What the task requires:
Search the entries for the word "include". Copy every line that holds it.

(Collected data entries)
________________

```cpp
template <class F>
void msm_bucket_phase(hipStream_t s, const MsmSort& st, const MsmBuffers<F>& b, bool out_affine, void* out_dev) {
  const MsmGeom& g = st.g;
  const unsigned bwi = g.bw * b.ninst;
  DG_BOUNDS_BIND();
  trace_point(s, "(before bucket phase)");
  if constexpr (FieldOf<F>::EXT) {
  } else {
    DG_HIP(hipMemsetAsync(b.giant, 0, 8, s));
    msm_finalize_phase<F>(s, st, b);
  }
  trace_point(s, "finalize");
  hipLaunchKernelGGL(msm_giant_kernel<F>, dim3(256), dim3(256), 0, s, g, msm_acc_wg_log<F>(), st.counts, st.seg_off,
                     b.seg_sum, b.giant, b.giant + 2, b.giant_cap);
  hipLaunchKernelGGL(msm_giant_fold_kernel<F>, dim3(64), dim3(64), 0, s, g, msm_acc_wg_log<F>(), st.counts, st.seg_off,
                     b.seg_sum, b.buckets, b.giant, b.giant + 2, b.giant_cap);
  trace_point(s, "giant + fold");
  if (msm_lane_reduce<F>(s, g, b)) {
    trace_point(s, "lane reduce");
    msm_tail_phase<F>(s, st, b, out_affine, out_dev);
    trace_point(s, "tail");
    DG_HIP(hipGetLastError());
    return;
  }
  constexpr int CH_LANES = sizeof(XYZZ29<F>) * 2 * 256 <= 150 * 1024 ? 256 : 128;
  constexpr unsigned CH_LL = CH_LANES == 256 ? 8u : 7u;
  unsigned k_log = 0;
  if (b.rg.row_log == kRowLog && g.log_nb >= CH_LL + 1) {
    const size_t total_rows = (size_t)bwi << b.rg.rows_log;
    while (k_log < 3 && (total_rows >> (k_log + 1)) >= 256 && g.log_nb >= CH_LL + k_log + 1) k_log++;
    if (total_rows < 1024) k_log = 0;
    if (total_rows < 1024 && RR<typename FieldOf<F>::Params>::N > 9 && g.table && g.region >= ((size_t)1 << 23)) {
      k_log = g.log_nb - CH_LL < 3 ? g.log_nb - CH_LL : 3;
    }
    if (k_log > 3) k_log = 3;
    if (k_log && g.log_nb - k_log - CH_LL > 8) k_log = 0;
  }
  TopGeom tg{};
  tg.rows_log = b.rg.rows_log;
  tg.final_log = b.rg.row_log;
  if (k_log) {
    const unsigned nsr_log = g.log_nb - k_log - CH_LL;
    DG_REQUIRE(nsr_log <= 8, DG16_ERR_UNSUPPORTED, "row chunks: more than 256 per bucket-window");
    hipLaunchKernelGGL((msm_rowchunk_kernel<F, CH_LANES>), dim3(1u << nsr_log, bwi), dim3(CH_LANES), 0, s, g.log_nb, k_log,
                       b.buckets, b.fold);
    trace_point(s, "row (chunks)");
    tg.folded = 1;
    tg.per_log = CH_LL;
    tg.lanes = 1u << nsr_log;
    tg.final_log = k_log;
  } else {
    hipLaunchKernelGGL(msm_row_kernel<F>, dim3(1u << b.rg.rows_log, bwi), dim3(256), 0, s, g, b.rg, b.buckets, b.row_w,
                       b.row_r);
    trace_point(s, "row");
    tg.folded = b.rg.rows_log > 8;
    tg.per_log = tg.folded ? b.rg.rows_log - 8 : 0;
    tg.lanes = tg.folded ? 256u : 1u << b.rg.rows_log;
    if (b.rg.rows_log > 8)
      hipLaunchKernelGGL(msm_rowfold_kernel<F>, dim3(8, bwi), dim3(64), 0, s, b.rg, b.row_w, b.row_r, b.fold);
  }
  constexpr int HALVES = sizeof(XYZZ29<F>) * 513 <= 160 * 1024 ? 2 : 1;
  if (!msm_lane_top<F>(s, g, b, tg))
    hipLaunchKernelGGL((msm_top_kernel<F, HALVES>), dim3(bwi), dim3(256 * HALVES), 0, s, tg, b.row_w, b.row_r,
                       b.fold, b.window_sums);
  trace_point(s, "top");
  msm_tail_phase<F>(s, st, b, out_affine, out_dev);
  trace_point(s, "tail");
  DG_HIP(hipGetLastError());
}

}
```

### distributed-groth16_amd/csrc/prover_impl.h

```cpp
#pragma once
#include "ctx.h"
#include "types.h"

#include "msm_impl.h"
#include "pk.h"

namespace dg16 {

template <class Fr>
__global__ void prover_scalar_prep_kernel(const Fr* r_s, Fr* sc, size_t n, int mont, int carries_delta) {
  Fr r = r_s[0], s = r_s[1];
  if (!carries_delta) { r = Fr::zero(); s = Fr::zero(); }
  Fr rm = mont ? r : r.to_mont(), sm = mont ? s : s.to_mont();
  Fr nrs = (rm * sm).neg();
  sc[n] = r;
  sc[n + 1] = s;
  sc[n + 2] = mont ? nrs : nrs.from_mont();
}

template <class F, class Fr>
__device__ XYZZ<F> mul_by_fr(const XYZZ<F>& p, const Fr& k_canon) {
  return scalar_mul<F, Fr::NL>(p, k_canon.l);
}

// ... 106 lines not shown
__device__ __forceinline__ Jacobian<F> xyzz29_to_record_wave(const XYZZ29<F>& a) {
  using FO = FieldOf<F>;
  using P = typename FO::Params;
  if (a.is_inf()) return {F::one(), F::one(), F::zero()};
  const unsigned slot = (__lane_id() & 15) >> 2;
  const auto a1 = select(slot == 0, a.x, select(slot == 1, a.y, a.zz));
  const auto b1 = select(slot == 0, a.zz, select(slot == 1, a.zzz, FO::one()));
  const auto r1 = SlotMulCall::mul(a1, b1);
  const auto r2 = SlotMulCall::mul(r1, konst29((const F*)nullptr, RR<P>::TO32));
  return {words32(bcast29<0>(r2)), words32(bcast29<4>(r2)), words32(bcast29<8>(r2))};
}

template <class Fq, class Fq2>
__global__ void __launch_bounds__(256, 1) prover_assemble_kernel(const uint8_t* gathered, size_t n_shards, size_t rec_bytes,
                                                                  Jacobian<Fq>* out_a, Jacobian<Fq2>* out_b,
                                                                  Jacobian<Fq>* out_c) {
  __shared__ XYZZ29<Fq> part[4];
  __shared__ XYZZ29<Fq2> part_b;
  __builtin_amdgcn_s_setprio(DG16_CHAIN_PRIO);
  const unsigned w4 = threadIdx.x >> 6, lane = threadIdx.x & 63;
  const unsigned wave = blockIdx.x == 0 ? 2 + w4 : w4 == 2 ? 6u : w4;
  if (blockIdx.x == 1 && w4 == 3) return;
  if (wave == 1 || wave == 6) {
    const size_t half = (n_shards + 1) / 2;
    const size_t lo = wave == 1 ? 0 : half, cnt = wave == 1 ? half : n_shards - half;
    const size_t steps = cnt + (wave == 1 ? 1 : 0);
    XYZZ29<Fq2> b = XYZZ29<Fq2>::inf();
#pragma unroll 1
    for (size_t k = 0; k < steps; k++) {
      if (k == cnt) __syncthreads();
      XYZZ29<Fq2> o;
      if (k < cnt)
        o = record_to_xyzz29_wave(*(const Jacobian<Fq2>*)(gathered + (lo + k) * rec_bytes + kRecG1 * sizeof(Jacobian<Fq>)));
      else
        o = part_b;
      b = add_wave29<Fq2, SlotMulCall>(b, o);
    }
    if (wave == 6) {
      if (lane == 0) part_b = b;
      __syncthreads();
      return;
    }
    const Jacobian<Fq2> r = xyzz29_to_record_wave(b);
    if (lane == 0) *out_b = r;
    return;
  }
  const int slot = wave == 0 ? kRecA : wave == 2 ? kRecL : wave == 3 ? kRecH : wave == 4 ? kRecSA : kRecRB1;
  XYZZ29<Fq> a = XYZZ29<Fq>::inf();
  const size_t steps = n_shards + (wave == 2 ? 3 : 0);
#pragma unroll 1
  for (size_t k = 0; k < steps; k++) {
    if (k == n_shards) __syncthreads();
    XYZZ29<Fq> o;
    if (k < n_shards)
      o = record_to_xyzz29_wave(*((const Jacobian<Fq>*)(gathered + k * rec_bytes) + slot));
    else
      o = part[k - n_shards + 1];
    a = add_wave29<Fq, SlotMulCall>(a, o);
    if (k + 1 == n_shards && wave >= 3 && lane == 0) part[wave - 2] = a;
  }
  if (wave != 2) __syncthreads();
  if (wave == 0 || wave == 2) {
    const Jacobian<Fq> r = xyzz29_to_record_wave(a);
    if (lane == 0) *(wave == 0 ? out_a : out_c) = r;
  }
}

template <int CURVE>
static size_t msm_results_bytes() {
  using CT = CurveTypes<CURVE>;
  return kRecG1 * sizeof(Jacobian<typename CT::Fq>) + sizeof(Jacobian<typename CT::Fq2>);
}

template <int CURVE>
static bool msms_typed(dg16_ctx* ctx, Call& k0, Call& k1, Call& k2, const PkDev& pk, const void* a, const void* b,
                       const void* c, const void* witness, const void* r_s_host, bool mont, bool dev_ptrs,
                       uint8_t* res_dev, const dg16_comm* comm = nullptr, const void* h_given = nullptr,
                       bool overlap_tail = false) {
  using CT = CurveTypes<CURVE>;
  using Fq = typename CT::Fq;
  using Fq2 = typename CT::Fq2;
  using Fr = typename CT::Fr;
  const size_t nv = pk.num_vars, ni = pk.num_inputs, m = pk.m;
  const size_t n_ab = pk.ab_hi - pk.ab_lo;
  const size_t n_h = pk.h_hi - pk.h_lo;
  unsigned log_m = 0;
  while (((size_t)1 << log_m) < m) log_m++;
  const size_t g1j = sizeof(Jacobian<Fq>);

  const bool dist = !h_given && comm && comm->n_ranks(comm->self) > 1;
  if (dist) {
    DG_REQUIRE(pk.h_cyclic && comm->n_ranks(comm->self) == pk.nshards && comm->rank(comm->self) == pk.shard,
               DG16_ERR_BAD_ARG, "distributed prove: the key must be the DG16_F_H_CYCLIC shard `rank` of `n_ranks`");
  } else if (!h_given) {
    DG_REQUIRE(!(pk.h_cyclic && pk.nshards > 1), DG16_ERR_BAD_ARG,
               "a DG16_F_H_CYCLIC shard needs the sharded h-polynomial (dg16_groth16_prove_dist / _msms_h)");
  }
  const size_t rows = dist ? m / pk.nshards : m;
  const Fr* w_dev = (const Fr*)stage_in(k0, 18, witness, nv * sizeof(Fr), dev_ptrs);
  const void* a_dev = h_given ? nullptr : stage_in(k0, 19, a, rows * sizeof(Fr), dev_ptrs);
  const void* b_dev = h_given ? nullptr : stage_in(k0, 20, b, rows * sizeof(Fr), dev_ptrs);
  const void* c_dev = h_given ? nullptr : stage_in(k0, 21, c, rows * sizeof(Fr), dev_ptrs);
  const Fr* h_in = h_given ? (const Fr*)stage_in(k0, 19, h_given, n_h * sizeof(Fr), dev_ptrs) : nullptr;
  Fr* r_s = (Fr*)ws(k0.c, 22, 4096);
  Jacobian<Fq>* rec = (Jacobian<Fq>*)res_dev;
  Jacobian<Fq>* res_h = rec + kRecH;
  Jacobian<Fq2>* res_b2 = (Jacobian<Fq2>*)(res_dev + kRecG1 * g1j);
  const int first_shard = pk.shard == 0;
  Fr* sc_ab = (Fr*)ws(k0.c, 23, (n_ab + 3) * sizeof(Fr));
  hipStream_t main = k0.s(), side = k1.s(), side2 = k2.s();
  hipEvent_t* ev = ctx->pipe_ev;
  const Affine<Fq>* fixed_g1 = (const Affine<Fq>*)pk.fixed;
  const Affine<Fq2>* fixed_g2 = (const Affine<Fq2>*)((const uint8_t*)pk.fixed + 4 * sizeof(Affine<Fq>));
  hipStream_t xch = ctx->aux[0];

  const unsigned n_ranks = dist ? comm->n_ranks(comm->self) : 1, rank = dist ? comm->rank(comm->self) : 0;
  const size_t xbytes = 3 * rows * sizeof(Fr);
  void* xbuf_a = dist ? ws(k0.c, 26, xbytes) : nullptr;
  void* xbuf_b = dist ? ws(k0.c, 27, xbytes) : nullptr;
  auto exchange = [&](int ev_ready, int ev_done) {
    DG_HIP(hipEventRecord(ev[ev_ready], main));
    DG_HIP(hipStreamWaitEvent(xch, ev[ev_ready], 0));
    int rc = comm->all_to_all(comm->self, xbuf_a, xbuf_b, xbytes / n_ranks, xch);
    DG_REQUIRE(rc == DG16_OK, DG16_ERR_NET, "all-to-all of the sharded h-polynomial failed");
    DG_HIP(hipEventRecord(ev[ev_done], xch));
  };

  static const bool queue_join = [] { const char* e = getenv("DG16_QUEUE_JOIN"); return e && atoi(e) != 0; }();
  const bool queued = overlap_tail && !h_given && !dist && !queue_join;
  Fr* h_dev = h_given ? nullptr : (Fr*)ws(k0.c, 3, rows * sizeof(Fr));
  const Fr* h_scalars = h_in;
  auto whole_h = [&] {
    h_poly_launch(k0, CURVE, a_dev, b_dev, c_dev, log_m, h_dev);
    h_scalars = h_dev + pk.h_lo;
  };
  const hipStream_t pro = queued ? side : main;
  if (queued) {
    DG_HIP(hipEventRecord(ev[8], main));
    whole_h();
    DG_HIP(hipStreamWaitEvent(side, ev[8], 0));
    DG_HIP(hipStreamWaitEvent(side, ev[5], 0));
    DG_HIP(hipStreamWaitEvent(side, ev[7], 0));
  }
  DG_HIP(hipMemcpyAsync(r_s, r_s_host, 2 * sizeof(Fr), hipMemcpyHostToDevice, pro));
  DG_HIP(hipMemcpyAsync(sc_ab, w_dev + 1 + pk.ab_lo, n_ab * sizeof(Fr), hipMemcpyDeviceToDevice, pro));
  hipLaunchKernelGGL(prover_scalar_prep_kernel<Fr>, dim3(1), dim3(1), 0, pro, r_s, sc_ab, n_ab, (int)mont,
                     (int)(pk.shard + 1 == pk.nshards));
  DG_HIP(hipGetLastError());
  if (!queued) {
    DG_HIP(hipEventRecord(ev[8], main));
    DG_HIP(hipStreamWaitEvent(side, ev[8], 0));
  }

  MsmSort st_ab = msm_sort_on<Fr, CT::SCALAR_BITS>(side, k1.c, sc_ab, n_ab + 3, mont, true, pk.c_ab, pk.stride);
  DG_HIP(hipEventRecord(ev[13], side));
  MsmBuffers<Fq2> buf_b2 = msm_buffers<Fq2>(k2.c, st_ab.g);
  buf_b2.busy_chip = true;

  if (dist) {
    const void* rows_in[3] = {a_dev, b_dev, c_dev};
    h_poly_dist_stage(k0, CURVE, log_m, rank, n_ranks, 0, rows_in, xbuf_a);
    exchange(3, 4);
  } else if (!h_given && !queued) {
    whole_h();
  }
  MsmSort st_h;
  const bool tail_fence = overlap_tail && ctx->tail_pending.load(std::memory_order_acquire);
  if (!dist) {
    DG_HIP(hipEventRecord(ev[14], main));
    DG_HIP(hipStreamWaitEvent(side, ev[14], 0));
    if (tail_fence) DG_HIP(hipStreamWaitEvent(side, ev[18], 0));
    st_h = msm_sort_on<Fr, CT::SCALAR_BITS>(side, k0.c, h_scalars, n_h, true, true, pk.c_h, pk.stride);
    DG_HIP(hipEventRecord(ev[15], side));
  }

  DG_HIP(hipStreamWaitEvent(main, ev[13], 0));
  DG_HIP(hipEventRecord(k2.c.ev[2], main));
  buf_b2.acc_done = k2.c.ev[3];
  if (ctx->kclk) buf_b2.clk = ctx->kclk + 2 * 2;
  {
    static const int fin_env = [] { const char* e = getenv("DG16_G2_FINALIZE_SIDE"); return e ? atoi(e) : -1; }();
    const bool side_fin = fin_env >= 0 ? fin_env != 0 : RR<typename FieldOf<Fq>::Params>::N == 9;
    if (side_fin) buf_b2.finalize_stream = side2;
  }
  msm_accumulate_phase<Fq2>(main, st_ab, buf_b2, pk.b2_q);
  k2.c.ev_valid[1] = true;
  DG_HIP(hipEventRecord(ev[2], main));
  DG_HIP(hipStreamWaitEvent(side2, ev[2], 0));
  msm_bucket_phase<Fq2>(side2, st_ab, buf_b2, false, res_b2);
  hipLaunchKernelGGL(prover_stage1_g2_kernel<Fq2>, dim3(1), dim3(64), 0, side2, res_b2, fixed_g2, first_shard);
  DG_HIP(hipEventRecord(ev[5], side2));
  if (dist) {
    const void* in1[1] = {xbuf_b};
    DG_HIP(hipStreamWaitEvent(main, ev[4], 0));
    h_poly_dist_stage(k0, CURVE, log_m, rank, n_ranks, 1, in1, xbuf_a);
    exchange(9, 11);
  }

  static const int abl_env = [] { const char* e = getenv("DG16_ABL_MERGED"); return e ? atoi(e) : -1; }();
  const bool abl_merged = abl_env >= 0 ? abl_env != 0 : st_ab.g.region * st_ab.g.bw <= ((size_t)1 << 22);
  if (abl_merged) {
    MsmBuffers<Fq> buf3 = msm_buffers<Fq>(k0.c, st_ab.g, 3);
    buf3.busy_chip = true;
    const void* bases3[3] = {pk.a_q, pk.b1_q, pk.l_q};
    static_assert(kRecA == 0 && kRecB1 == 1 && kRecL == 2, "the three results land back to back in the record");
    DG_HIP(hipEventRecord(k1.c.ev[2], main));
    if (ctx->kclk) buf3.clk = ctx->kclk + 2 * 1;
    msm_accumulate_phase<Fq>(main, st_ab, buf3, bases3);
    DG_HIP(hipEventRecord(k1.c.ev[3], main));
    k1.c.ev_valid[1] = true;
    DG_HIP(hipEventRecord(ev[6], main));
    DG_HIP(hipStreamWaitEvent(side, ev[6], 0));
    if (tail_fence) DG_HIP(hipStreamWaitEvent(side, ev[18], 0));
    msm_bucket_phase<Fq>(side, st_ab, buf3, false, rec + kRecA);
    DG_HIP(hipEventRecord(ev[12], side));
    DG_HIP(hipStreamWaitEvent(xch, ev[12], 0));
    hipLaunchKernelGGL((prover_stage1_g1_kernel<Fq, Fr>), dim3(2), dim3(scalar_mul_splits<Fq>() ? 128 : 64), 0, xch, rec,
                       fixed_g1, r_s, (int)mont, first_shard);
    DG_HIP(hipEventRecord(ev[7], xch));
    DG_HIP(hipStreamWaitEvent(side, ev[7], 0));
    DG_HIP(hipEventRecord(ev[10], side));
  } else
  {
    MsmBuffers<Fq> buf_a = msm_buffers<Fq>(k0.c, st_ab.g);
    MsmBuffers<Fq> buf_b1 = msm_buffers<Fq>(k1.c, st_ab.g);
    MsmBuffers<Fq> buf_l = msm_buffers<Fq>(ctx->xws[1], st_ab.g);
    buf_a.busy_chip = buf_b1.busy_chip = buf_l.busy_chip = true;
    msm_accumulate_phase<Fq>(main, st_ab, buf_a, pk.a_q);
    DG_HIP(hipEventRecord(ev[0], main));
    DG_HIP(hipEventRecord(k1.c.ev[2], main));
    if (ctx->kclk) buf_b1.clk = ctx->kclk + 2 * 1;
    msm_accumulate_phase<Fq>(main, st_ab, buf_b1, pk.b1_q);
    DG_HIP(hipEventRecord(k1.c.ev[3], main));
    k1.c.ev_valid[1] = true;
    DG_HIP(hipEventRecord(ev[1], main));
    msm_accumulate_phase<Fq>(main, st_ab, buf_l, pk.l_q);
    DG_HIP(hipEventRecord(ev[6], main));
    DG_HIP(hipStreamWaitEvent(side, ev[0], 0));
    if (tail_fence) DG_HIP(hipStreamWaitEvent(side, ev[18], 0));
    msm_bucket_phase<Fq>(side, st_ab, buf_a, false, rec + kRecA);
    DG_HIP(hipEventRecord(ev[12], side));
    DG_HIP(hipStreamWaitEvent(xch, ev[1], 0));
    if (tail_fence) DG_HIP(hipStreamWaitEvent(xch, ev[18], 0));
    msm_bucket_phase<Fq>(xch, st_ab, buf_b1, false, rec + kRecB1);
    DG_HIP(hipStreamWaitEvent(xch, ev[12], 0));
    hipLaunchKernelGGL((prover_stage1_g1_kernel<Fq, Fr>), dim3(2), dim3(scalar_mul_splits<Fq>() ? 128 : 64), 0, xch, rec,
                       fixed_g1, r_s, (int)mont, first_shard);
    DG_HIP(hipEventRecord(ev[7], xch));
    DG_HIP(hipStreamWaitEvent(side, ev[6], 0));
    msm_bucket_phase<Fq>(side, st_ab, buf_l, false, rec + kRecL);
    DG_HIP(hipStreamWaitEvent(side, ev[7], 0));
    DG_HIP(hipEventRecord(ev[10], side));
  }

  if (dist) {
    const void* in2[1] = {xbuf_b};
    DG_HIP(hipStreamWaitEvent(main, ev[11], 0));
    h_poly_dist_stage(k0, CURVE, log_m, rank, n_ranks, 2, in2, h_dev);
    if (tail_fence) DG_HIP(hipStreamWaitEvent(main, ev[18], 0));
    st_h = msm_sort_on<Fr, CT::SCALAR_BITS>(main, k0.c, h_dev, n_h, true, true, pk.c_h, pk.stride);
  } else {
    DG_HIP(hipStreamWaitEvent(main, ev[15], 0));
  }
  MsmBuffers<Fq> buf_h = msm_buffers<Fq>(ctx->xws[0], st_h.g);
  const bool tail_on_side2 = overlap_tail && !h_given;
  buf_h.busy_chip = tail_on_side2;
  if (tail_fence) DG_HIP(hipStreamWaitEvent(main, ev[18], 0));
  msm_accumulate_phase<Fq>(main, st_h, buf_h, pk.h_q);
  if (tail_on_side2) {
    DG_HIP(hipEventRecord(ev[17], main));
    DG_HIP(hipStreamWaitEvent(side2, ev[17], 0));
    msm_bucket_phase<Fq>(side2, st_h, buf_h, false, res_h);
    DG_HIP(hipStreamWaitEvent(side2, ev[10], 0));
  } else {
    msm_bucket_phase<Fq>(main, st_h, buf_h, false, res_h);
  }
  if (!queued) {
    DG_HIP(hipStreamWaitEvent(main, ev[10], 0));
    DG_HIP(hipStreamWaitEvent(main, ev[5], 0));
  }
  DG_HIP(hipGetLastError());
  return tail_on_side2;
}
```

________________

Answer to this problem:
#include "ctx.h"
#include "types.h"
#include "msm_impl.h"
#include "pk.h"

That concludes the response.